● INSTRUCTIONS TO FOLLOW: In the entries below, find the line with "const bool s1 = c0 >= p.c0;" and the line with "const uint32_t off = ok". Reproduce those two lines and every line between them exactly, and nothing more.

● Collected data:
━━━━━━━━━━━━━━━━━━━━━━━━━━━━━━

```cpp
int aotb_bank_ring_store(const float* k_src, int ldk, int k_cols, const float* v_src, int ldv, int v_cols, int rows,
                         float* k_bank, int ldkb, float* v_bank, int ldvb, void* k_packed, void* v_packed, int cap_rows,
                         const int* write, void* stream);
int aotb_ring_advance(int* live, int* write, int rows, int cap_rows, int pinned_rows, void* stream);
int aotb_ring_select_usage(const int* live, int* write, float* U, int* A, int rows, int cap_rows, int pinned_rows,
                           void* stream);

#ifdef __cplusplus
}
#endif
#endif
```

Before: 386.5.

## Feed ResNet conv activations as pre-split fp16 planes loaded by TMA and im2col

Adds an operand-form conv path in which each tensor-core conv epilogue also writes its output as fp16 high and low planes. The next conv then loads its A operand directly with TMA, as 2D tiles for 1x1 convs or im2col tensor maps for KxK convs, instead of having producer warps gather and split fp32 activations. The engine registers these planes for the backbone buffers and skips the fp32 output where it is not needed. The aim is to remove the per-conv fp32 gather and conversion cost. In exchange it adds epilogue work (warp shuffles and extra stores), extra buffers, and Python bookkeeping keyed on tensor pointers.

```diff
diff --git a/aot_benchmark_b200/csrc/conv_tc.cu b/aot_benchmark_b200/csrc/conv_tc.cu
--- a/aot_benchmark_b200/csrc/conv_tc.cu
+++ b/aot_benchmark_b200/csrc/conv_tc.cu
@@ -39,6 +39,9 @@
     int spin;
     int const_w;
     long long* prof;
+    __half* outh;
+    __half* outl;
+    int im2col;
 };
 
 constexpr int AOTB_CONV_CONST_WEIGHTS = 256;
@@ -47,7 +50,13 @@
 
 struct RowInfo { int pix_base, iy0, ix0, valid; };
 
-template <int BN, int S, int NB>
+__device__ __forceinline__ void store_operand(const ConvTcArgs& a, size_t e, float x, float y) {
+    const __half2 h = __floats2half2_rn(x, y);
+    if (a.outh) *reinterpret_cast<__half2*>(a.outh + e) = h;
+    if (a.outl) *reinterpret_cast<__half2*>(a.outl + e) = __floats2half2_rn(x - __low2float(h), y - __high2float(h));
+}
+
+template <int BN, int S, int NB, bool OPF>
 __device__ __forceinline__ void conv_finish_tile(const ConvTcArgs& a, const uint8_t* smem, int tid, int m0, int n0, int zrank) {
     constexpr int LD = BN + 4, C4 = BN / 4, RSTEP = 256 / C4, ROWS = 128 / S, ITERS = ROWS / RSTEP;
     constexpr int B = NB < ITERS ? NB : ITERS;
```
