constexpr int TH_T = 16, TH_H = TH_T + 2, TH_PX = TH_H * TH_H;

template <class F, int MB, int GCM = 4>
__global__ __launch_bounds__(256) void conv3x3_thin_kernel(ConvX p) {
    constexpr int TM = MB == 0 ? 1 : 2 * MB;
    constexpr int NP = F::NP, PL = F::PL;
    using V8 = typename F::V8;
    __shared__ uint4 hs[NP * GCM * TH_PX];
    const int tid = threadIdx.x, lane = tid & 63;
    const int w = __builtin_amdgcn_readfirstlane(tid >> 6);
    const int tx = (p.Wout + TH_T - 1) / TH_T, ty = (p.Hout + TH_T - 1) / TH_T;
    const int bid = blockIdx.x;
    const int b = bid / (tx * ty);
    const int rr = bid - b * tx * ty;
    const int oy0 = (rr / tx) * TH_T, ox0 = (rr % tx) * TH_T;
    const int q = lane >> 4, c16 = lane & 15;
    const int arow = 8 * (c16 >> 2) + (c16 & 3);
    const rsrc_t rw = make_rsrc(p.wt, p.wbytes);
    const rsrc_t rs0 = make_rsrc(p.sp[0], p.sbytes[0]);
    const rsrc_t rs1 = make_rsrc(p.sp[1], p.sbytes[1]);
    floatx4 acc[TM][4];
#pragma unroll
    for (int i = 0; i < TM; ++i)
#pragma unroll
        for (int j = 0; j < 4; ++j) acc[i][j] = floatx4{0.f, 0.f, 0.f, 0.f};
    const int CC = p.Ctot < 32 ? p.Ctot : 32;
    const int GC = CC / 8;
    const int nchunk = p.Ctot / CC;
    constexpr bool PF = false;
    constexpr int HIT = (TH_PX * GCM + 255) / 256;
    uint4 hv[HIT][NP];
    auto issue = [&](int ch) {
        const int c0 = ch * CC;
        const bool s1 = c0 >= p.c0;
        const int sH = s1 ? p.s[1].H : p.s[0].H, sW = s1 ? p.s[1].W : p.s[0].W;
        const int sup = s1 ? p.s[1].up2 : p.s[0].up2, sG = s1 ? p.s[1].G : p.s[0].G;
        const rsrc_t r = s1 ? rs1 : rs0;
#pragma unroll
        for (int u = 0; u < HIT; ++u) {
            const int it = u * 256 + tid;
            const int g = it % GC, hp = it / GC;
            const int hy = hp / TH_H, hx = hp - hy * TH_H;
            const int iy = oy0 - 1 + hy, ix = ox0 - 1 + hx;
            const int cl = (s1 ? c0 - p.c0 : c0) + 8 * g;
            const bool ok = it < TH_PX * GC && (unsigned)iy < (unsigned)p.Hout &&
                            (unsigned)ix < (unsigned)p.Wout;
            const uint32_t off = ok ? (uint32_t)((((b * sH + (iy >> sup)) * sW +
                                                   (ix >> sup)) * sG + (cl >> 3)) * F::GB)
                                    : OOB;
#pragma unroll
            for (int pp = 0; pp < NP; ++pp) hv[u][pp] = bload16(r, ok ? off + 16u * pp : OOB);
        }
    };
    if (PF) issue(0);
    for (int ch = 0; ch < nchunk; ++ch) {
        const int c0 = ch * CC;
        if (!PF) issue(ch);
        __syncthreads();
#pragma unroll
        for (int u = 0; u < HIT; ++u) {
            const int it = u * 256 + tid;
            if (it < TH_PX * GC) {
                const int g = it % GC, hp = it / GC;
#pragma unroll
                for (int pp = 0; pp < NP; ++pp) hs[(pp * GCM + g) * TH_PX + hp] = hv[u][pp];
            }
        }
        __syncthreads();
        if (PF && ch + 1 < nchunk) issue(ch + 1);
        const int nks = p.Ctot % 32 == 0 ? 9 : p.nk;
        for (int ks = 0; ks < nks; ++ks) {
            const int kb = p.Ctot % 32 == 0 ? ks * (p.Ctot / 32) + ch : ks;
            const int k = 32 * kb + 8 * q;
            const int tap = k / p.Ctot, cg = ((k - tap * p.Ctot) - c0) >> 3;
            const int kh = tap / 3, kw = tap - kh * 3;
            const bool kin = tap < 9;
            V8 fa[TM][NP], fb[4][NP];
#pragma unroll
            for (int i = 0; i < TM; ++i)
#pragma unroll
                for (int pp = 0; pp < NP; ++pp)
                    fa[i][pp] = __builtin_bit_cast(
                        V8, bload16(rw, (uint32_t)(((kb * PL + q * NP + pp) * p.Mpad +
                                                        (MB == 0 ? c16 : 32 * (i >> 1) +
                                                         4 * (i & 1) + arow)) *
                                                       16)));
#pragma unroll
            for (int j = 0; j < 4; ++j) {
                const int hp = (4 * w + j + kh) * TH_H + c16 + kw;
#pragma unroll
                for (int pp = 0; pp < NP; ++pp) {
                    const uint4 v = kin ? hs[(pp * GCM + cg) * TH_PX + hp] : make_uint4(0, 0, 0, 0);
                    fb[j][pp] = __builtin_bit_cast(V8, v);
                }
            }
#pragma unroll
            for (int t = 0; t < F::NTERM; ++t)
#pragma unroll
                for (int i = 0; i < TM; ++i)
#pragma unroll
                    for (int j = 0; j < 4; ++j)
                        acc[i][j] = F::mfma16(fa[i][F::ta(t)], fb[j][F::tb(t)], acc[i][j]);
        }
    }
    uint8_t* outb = reinterpret_cast<uint8_t*>(p.out);
    using O = typename F::Out;
    constexpr int ONP = O::NP;
    if constexpr (MB == 0) {
        const int g = q >> 1, h = q & 1;
        if (g >= p.Gout) return;
        const float4 b4 = *reinterpret_cast<const float4*>(p.bias + 4 * q);
        const float bb[4] = {b4.x, b4.y, b4.z, b4.w};
        float sc[4] = {1.f, 1.f, 1.f, 1.f};
        if constexpr (F::SCALED) {
            const float4 s4 = *reinterpret_cast<const float4*>(p.wscale + 4 * q);
            sc[0] = s4.x; sc[1] = s4.y; sc[2] = s4.z; sc[3] = s4.w;
        }
        bool bad = false;
#pragma unroll
        for (int j = 0; j < 4; ++j) {
            const int oy = oy0 + 4 * w + j, ox = ox0 + c16;
            if (oy >= p.Hout || ox >= p.Wout) continue;
            const int n = (b * p.Hout + oy) * p.Wout + ox;
            const floatx4 a = acc[0][j];
            uint32_t pt[4][ONP];
#pragma unroll
            for (int e = 0; e < 4; ++e) {
                const float x = epi_val<F>(a[e], sc[e], bb[e]);
                const float y = p.relu ? relu_nan(x) : x;
                if constexpr (O::SCALED) bad |= f16_overflow(y);
                O::split(y, pt[e]);
            }
            const uint32_t off = (uint32_t)((n * p.out_gs + p.out_go + g) * O::GB + 8 * h);
#pragma unroll
            for (int pp = 0; pp < ONP; ++pp)
                *reinterpret_cast<uint2*>(outb + off + 16 * pp) =
                    make_uint2(pt[0][pp] | (pt[1][pp] << 16), pt[2][pp] | (pt[3][pp] << 16));
        }
        if constexpr (O::SCALED) {
            if (bad && p.oflow) *p.oflow = 1;
        }
        return;
    }
#pragma unroll
    for (int tb = 0; tb < MB; ++tb) {
    const int g = 4 * tb + q;
    if (g >= p.Gout) continue;
    float bb[8], sc[8];
    load_bias_scale<F>(p, g, bb, sc);
#pragma unroll
    for (int j = 0; j < 4; ++j) {
        const int oy = oy0 + 4 * w + j, ox = ox0 + c16;
        if (oy >= p.Hout || ox >= p.Wout) continue;
        const int n = (b * p.Hout + oy) * p.Wout + ox;
        const floatx4 a0 = acc[2 * tb][j], a1 = acc[2 * tb + 1][j];
        float x[8];
#pragma unroll
        for (int e = 0; e < 4; ++e) {
            x[e] = epi_val<F>(a0[e], sc[e], bb[e]);
            x[4 + e] = epi_val<F>(a1[e], sc[4 + e], bb[4 + e]);
        }
        uint4 o[ONP];
        split_group<O>(p, x, o);
        const uint32_t off = (uint32_t)((n * p.out_gs + p.out_go + g) * O::GB);
#pragma unroll
        for (int pp = 0; pp < ONP; ++pp) *reinterpret_cast<uint4*>(outb + off + 16 * pp) = o[pp];
    }
    }
}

━━━━━━━━━━━━━━━━━━━━━━━━━━━━━━

● REPLY:
        const bool s1 = c0 >= p.c0;
        const int sH = s1 ? p.s[1].H : p.s[0].H, sW = s1 ? p.s[1].W : p.s[0].W;
        const int sup = s1 ? p.s[1].up2 : p.s[0].up2, sG = s1 ? p.s[1].G : p.s[0].G;
        const rsrc_t r = s1 ? rs1 : rs0;
#pragma unroll
        for (int u = 0; u < HIT; ++u) {
            const int it = u * 256 + tid;
            const int g = it % GC, hp = it / GC;
            const int hy = hp / TH_H, hx = hp - hy * TH_H;
            const int iy = oy0 - 1 + hy, ix = ox0 - 1 + hx;
            const int cl = (s1 ? c0 - p.c0 : c0) + 8 * g;
            const bool ok = it < TH_PX * GC && (unsigned)iy < (unsigned)p.Hout &&
                            (unsigned)ix < (unsigned)p.Wout;
            const uint32_t off = ok ? (uint32_t)((((b * sH + (iy >> sup)) * sW +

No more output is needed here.